TASK GOAL:
If a line in the listing below has the string "constexpr", copy it out.

EXERCISE INPUT:
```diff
+def pass1(grp, reg, o, d, detail=False):
+    o, d = [np.asarray(x, F32) for x in o], [np.asarray(x, F32) for x in d]
+    with np.errstate(all="ignore"):
+        inv = [F32(1.0) / d[i] for i in range(3)]
+        oi = [o[i] * inv[i] for i in range(3)]
+        inside = np.ones(o[0].shape, bool)
+        for i in range(3):
+            inside &= (o[i] > reg["lo"][i]) & (o[i] < reg["hi"][i]) & (np.abs(inv[i]) <= reg["rmax"])
+        nrm, c, h = grp["nrm"], grp["c"], grp["h"]
+        y = _fma(d[2], nrm[2], _fma(d[1], nrm[1], d[0] * nrm[0]))
+        lb = np.abs(y) - grp["s"]
+        fl = grp["fk"] * (F32(1.0) / lb)
+        f = np.where((lb > F32(1e-6)) & (fl < grp["cap"]), fl, grp["cap"]).astype(F32)
+        mm = _fma(reg["kp"], f, reg["ks"])
+        thr = F32(0.001) - _fma(reg["kt"], f, reg["kd"])
+        tn, tf = None, None
+        for i in range(3):
+            tc = _fma(c[i], inv[i], -oi[i])
+            hm = h[i] + mm
+            a, b = _fma(-hm, np.abs(inv[i]), tc), _fma(hm, np.abs(inv[i]), tc)
+            tn = a if tn is None else np.fmax(tn, a)
+            tf = b if tf is None else np.fmin(tf, b)
+        keep = (~(tf < tn) & ~(tf < thr)) | ~(f <= FMAX) | ~inside | ~reg["on"]
+    if detail:
+        return keep, dict(tn=tn, tf=tf, thr=thr, f=f, inside=inside)
+    return keep
+
+
+def build_table(v0, e1, e2, valid):
+    v0, e1, e2 = (np.asarray(a, F32) for a in (v0, e1, e2))
+    n = len(v0)
+    assert n <= MAX_SLOTS
+    rec = lambda a, b: make_group(v0[a:b].reshape(b - a, 3, 1), e1[a:b].reshape(b - a, 3, 1), e2[a:b].reshape(b - a, 3, 1))
+    single = [rec(i, i + 1) if valid[i] else None for i in range(n)]
+    is_closed = [g is not None and bool(g["closed"][0]) for g in single]
+    groups, a = [], 0
+    while a < n:
+        block_end = min(n, (a // 32 + 1) * 32)
+        b = a + 1
+        if is_closed[a]:
+            g = single[a]
+            while b < block_end and b - a < GROUP_MAX and is_closed[b]:
+                wider = rec(a, b + 1)
+                if not wider["closed"][0]:
+                    break
+                g, b = wider, b + 1
+        else:
+            g = make_group(np.full((1, 3, 1), np.nan, F32), np.zeros((1, 3, 1), F32), np.zeros((1, 3, 1), F32))
+            while b < block_end and b - a < GROUP_MAX and not is_closed[b]:
+                b += 1
+        groups.append((a, b - a, g))
+        a = b
+    return groups, int(np.count_nonzero(valid)), sum(1 for g in groups if g[2]["closed"][0])
+
+
+def table_region(groups, extra_lo, extra_hi):
+    closed = [g for _, _, g in groups if g["closed"][0]]
+    tlo = np.min([np.nextafter((g["c"] - g["h"]).astype(F32), -INF) for g in closed], 0).astype(np.float64)
+    thi = np.max([np.nextafter((g["c"] + g["h"]).astype(F32), INF) for g in closed], 0).astype(np.float64)
+    lhalf = max(0.5 * float((2.0 * g["h"].astype(np.float64)).sum()) for g in closed)
+    return region_of(tlo, thi, lhalf, np.asarray(extra_lo, np.float64).reshape(3, 1), np.asarray(extra_hi, np.float64).reshape(3, 1))
+
+
+def candidate_mask(groups, reg, o, d):
+    o, d = np.asarray(o, F32), np.asarray(d, F32)
+    n = sum(c for _, c, _ in groups)
+    out = np.zeros((n, o.shape[1]), bool)
+    for first, count, g in groups:
+        out[first:first + count] = pass1(g, reg, o, d)[None]
+    return out
```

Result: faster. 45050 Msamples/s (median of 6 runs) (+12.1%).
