## Fold softmax scale into Q and mask into MFMA accumulator init

Pre-multiplies the split-f16 query by scale_log2e and re-splits it, so the QK^T MFMA directly produces log2-scaled scores. The additive mask is loaded into the accumulator init, which removes the per-element fma in the softmax path. Tile max uses an inline-asm v_max3 chain, and the last-valid-key search uses a wave ballot instead of per-lane atomics. Risks include precision changes from re-splitting the scaled Q and hand-written s_nop hazard padding for reading MFMA results.

```diff
diff --git a/codesearch_amd/csrc/attention_shx_body.hpp b/codesearch_amd/csrc/attention_shx_body.hpp
--- a/codesearch_amd/csrc/attention_shx_body.hpp
+++ b/codesearch_amd/csrc/attention_shx_body.hpp
@@ -60,6 +60,31 @@
     const uint32_t a = r[0], b = r[1];
     return fmaxf(__builtin_bit_cast(float, a), __builtin_bit_cast(float, b));
 }
+
+#define CS_ATTN_MAX3_CHAIN                                                                                                     \
+    "v_max3_f32 %0, %2, %3, %4\n\tv_max3_f32 %0, %0, %5, %6\n\tv_max3_f32 %0, %0, %7, %8\n\tv_max3_f32 %0, %0, %9, %10\n\t"      \
+    "v_max3_f32 %0, %0, %11, %12\n\tv_max3_f32 %0, %0, %13, %14\n\tv_max3_f32 %0, %0, %15, %16\n\tv_max3_f32 %0, %0, %17, %17\n\t"
+#define CS_ATTN_MAX_XHALF "v_mov_b32 %1, %0\n\ts_nop 1\n\tv_permlane32_swap_b32 %0, %1\n\tv_max_f32 %0, %0, %1"
+#define CS_ATTN_MAX_OPERANDS(t, u, a)                                                                                          \
+    "=&v"(t), "=&v"(u)                                                                                                         \
+        : "v"(a[0]), "v"(a[1]), "v"(a[2]), "v"(a[3]), "v"(a[4]), "v"(a[5]), "v"(a[6]), "v"(a[7]), "v"(a[8]), "v"(a[9]), "v"(a[10]), \
+          "v"(a[11]), "v"(a[12]), "v"(a[13]), "v"(a[14]), "v"(a[15])
+template <bool FROM_MFMA, bool XHALF>
+__device__ __forceinline__ float tile_max16(const sh_f32x16& a) {
+    float t, u;
+    if constexpr (FROM_MFMA && XHALF) asm("s_nop 11\n\t" CS_ATTN_MAX3_CHAIN CS_ATTN_MAX_XHALF : CS_ATTN_MAX_OPERANDS(t, u, a));
+    else if constexpr (FROM_MFMA) asm("s_nop 11\n\t" CS_ATTN_MAX3_CHAIN "v_mov_b32 %1, %0" : CS_ATTN_MAX_OPERANDS(t, u, a));
+    else if constexpr (XHALF) asm(CS_ATTN_MAX3_CHAIN CS_ATTN_MAX_XHALF : CS_ATTN_MAX_OPERANDS(t, u, a));
+    else asm(CS_ATTN_MAX3_CHAIN "v_mov_b32 %1, %0" : CS_ATTN_MAX_OPERANDS(t, u, a));
+    if constexpr (!XHALF) {
+        const float o = __shfl_xor(u, 32, 64);
+        asm("v_max_f32 %0, %1, %2" : "=v"(t) : "v"(t), "v"(o));
+    }
+    return t;
+}
+#undef CS_ATTN_MAX3_CHAIN
+#undef CS_ATTN_MAX_XHALF
+#undef CS_ATTN_MAX_OPERANDS
 
 struct AttnMemPlain {
     __device__ __forceinline__ f16x8 ld16(const _Float16* p) const { return *reinterpret_cast<const f16x8*>(p); }
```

TASK RESPONSE:
+    if constexpr (FROM_MFMA && XHALF) asm("s_nop 11\n\t" CS_ATTN_MAX3_CHAIN CS_ATTN_MAX_XHALF : CS_ATTN_MAX_OPERANDS(t, u, a));
+    else if constexpr (FROM_MFMA) asm("s_nop 11\n\t" CS_ATTN_MAX3_CHAIN "v_mov_b32 %1, %0" : CS_ATTN_MAX_OPERANDS(t, u, a));
+    else if constexpr (XHALF) asm(CS_ATTN_MAX3_CHAIN CS_ATTN_MAX_XHALF : CS_ATTN_MAX_OPERANDS(t, u, a));
+    if constexpr (!XHALF) {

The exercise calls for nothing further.